I'm not the owner. I don't decide what the goals of this team are. The owner decided that the Knicks are trying to win. If the Knicks can make the playoffs, there is a chance they can even advance. Playoffs equals money, and mediocrity equals money. Knick fans adored Jeff Van Gundy's teams, even though they were only the 8th or 7th seed. Give NY fans a .500 record and they go ballistic. Lampe did not fit in with the goals of this team. Plain and simple.

I'm not talking 5 years either. Try 2 years.

You know what the difference between Layden and Zeke is?

Layden was under orders to make the team competitive, but he didn't want to give up the future. He was willing to do the smart thing, and wait. He was villified for it.

Zeke walks in and immediately carries out Dolan's plan, which is "Screw the future! We shall return to mediocrityyyyyyyy!" and suddenly, he's a hero.

Rather hypocritical if you ask me.

Well, when the Knicks are finally sapped of their tradable resources, Thomas won't have anything to do as GM. In that time, you better hope he reads a coaching manual, and hope he learns how, cause once the wheels fall of this team you know Lenny is gone and Isiah is in.


----------



## truth (Jul 16, 2002)

This is true for many of us,But how in the world do we know what Dolan instructed Layden to do????Are you friends with Dolan????

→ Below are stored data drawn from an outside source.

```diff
@@ -3932,6 +4060,8 @@
   }();
   static const bool timing = getenv("SRR_PATHS_TIMING") != nullptr;
   static const bool force_global = getenv("SRR_WORLD_GLOBAL") != nullptr;
+  const char* nc_env = getenv("SRR_LDS_NODES_CAP");
+  const int nodes_cap = nc_env ? std::max(0, atoi(nc_env)) : 0;
   PathsVariant v;
   v.media = S.has_media != 0;
   v.allfam = all_families != 0;
@@ -3939,6 +4069,7 @@
   v.quad = S.quad_trace != 0;
   v.sp = walk_q > 0;
   v.timing = timing;
+  v.lds_nodes_cap = nodes_cap;
   const bool timed = SRR_DIAG_VARIANTS && timing;
   v.cq = SRR_DIAG_VARIANTS && S.use_q && !S.quad_trace && !timed;
   v.bs = (big && v.wl && !timed && !S.quad_trace && S.node4_total > 0 && paths_min_blocks() == kPathsOccDefault)
@@ -4006,8 +4137,9 @@
 
 int launch_paths(const SceneView& S, const PathWork& W, int all_families, hipStream_t st) {
   if (W.stack_cap < 1 || W.stack_cap > dev::kStack) return -1;
-  const dev::PathsArgs args{S, W};
+  dev::PathsArgs args{S, W};
   const PathsVariant v = paths_variant(S, all_families, W.walk_q);
+  if (v.lds_nodes_cap > 0) args.S.node4_total = std::min(args.S.node4_total, v.lds_nodes_cap);
   if (!SRR_DIAG_VARIANTS && v.wl && (S.use_q || v.timing))
     fprintf(stderr, "srr: SRR_CBVH / SRR_PATHS_TIMING need the diagnostics build (make diag); ignored\n");
   if (!v.wl) {
diff --git a/simple-raytracing-render_amd/csrc/renderer.cpp b/simple-raytracing-render_amd/csrc/renderer.cpp
--- a/simple-raytracing-render_amd/csrc/renderer.cpp
+++ b/simple-raytracing-render_amd/csrc/renderer.cpp
@@ -12,7 +12,7 @@
 
 namespace srr {
 
-constexpr int kCtrWords = 40;
+constexpr int kCtrWords = 48;
 constexpr int kVisitWords = 3 + 2 * 64;
 
 #define RCHK(x)                                                        \
@@ -594,6 +594,12 @@
     fprintf(stderr, "  beckmann mixture: %.2f attempts per Beckmann scatter, %.2f for the wave's slowest lane per run\n",
             per(ctr[34], ctr[22]), per(ctr[35], ctr[19]));
     fprintf(stderr, "  suspended walks: %.2f lanes per wave-iteration\n", ctr[36] / it);
+    fprintf(stderr, "  camera-ray-only iterations (every tracing lane at depth 0): %llu of %llu, world + mesh %.0f ticks "
+                    "per wave-iteration of them; the others %.0f\n",
+            ctr[38], ctr[9], per(ctr[37], ctr[38]), per(ctr[5] + ctr[6] - ctr[37], ctr[9] - ctr[38]));
+    fprintf(stderr, "  pre-trace: %llu passes of the %llu wave-iterations, %.0f ticks each (%.0f per wave-iteration); "
+                    "shade rounds %.2f per wave-iteration\n",
+            ctr[40], ctr[9], per(ctr[39], ctr[40]), ctr[39] / it, ctr[41] / it);
   }
 #ifdef SRR_SLOW_RAYS
   if (r->pw_slow) {
```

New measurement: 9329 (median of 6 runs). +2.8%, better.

I am guessing that when the Knicks started playing .300 ball,layden,as a business owner,Dolan looked at his investments and started getting sick to his stomach.....As we all know shiit flowe downhill and Layden was next in line....Would you let Layden have the flexibilty to make changes after his track record???

For once Rashidi you should look at the other side of the coin...Layden had an opportunity and really screwed it up..Not my opinion,a fact...His team ,with a massive payroll was losing 7 out of 10 games....His highly touted draft picks were on IL and his major piece to the puzzle,a huge medical gamble was a bust.....

And listen to your posts and look at his won lost record...Layden did NOT make this team competitive..Once again,they were playing .300 ball and had a massive payroll...Why cant you look at the won lost record and clearly see that?And who traded for Eisly,Anderson,signed Weatherspoon and overpaid H2O???That person gave up the future...

You refuse to hold Layden accountable in any way shape or form,yet have judgemnt on Isiah in his first 2 weeks of his job!!Layden had years as The Knick GM and destroyed the team..yes DESTROYED....They were playing .300 ball,his coach appeared lost and something had to give...

Layden was given EVERY opportunity to succeede or fail..He was given financial resources,lattitude to bring players and coaches in and bottom line,the Knicks did not Win ...They SUKKED..Look at their record..just once...As a CEO who is responsible to the board and shareholders,this is not acceptable...Dolan had to make changes,and Zeke was brought in to make the team "COMPETITIVE"...And 3 weeks into his tenure he is doing his best with absolutely no leeway due to the mess Layden and company got this franchise into...

You are dreming if you think a CEOs mandate changes from GM to GM...Think about it...Your ex GM is spending 90 million of your corporations money,is losing 70% of its games and you expect Dolan to say have confidence in his decision making ability????CMON,get real and give Isiah the same opportunity that Layden blew...And dont spew that Dolans mandate changed..Unless he told you so to his face,thats just nonsense...


----------



## son of oakley (Dec 24, 2003)

> Imply? Phoenix is rebuilding, we are not, and never will. End of story.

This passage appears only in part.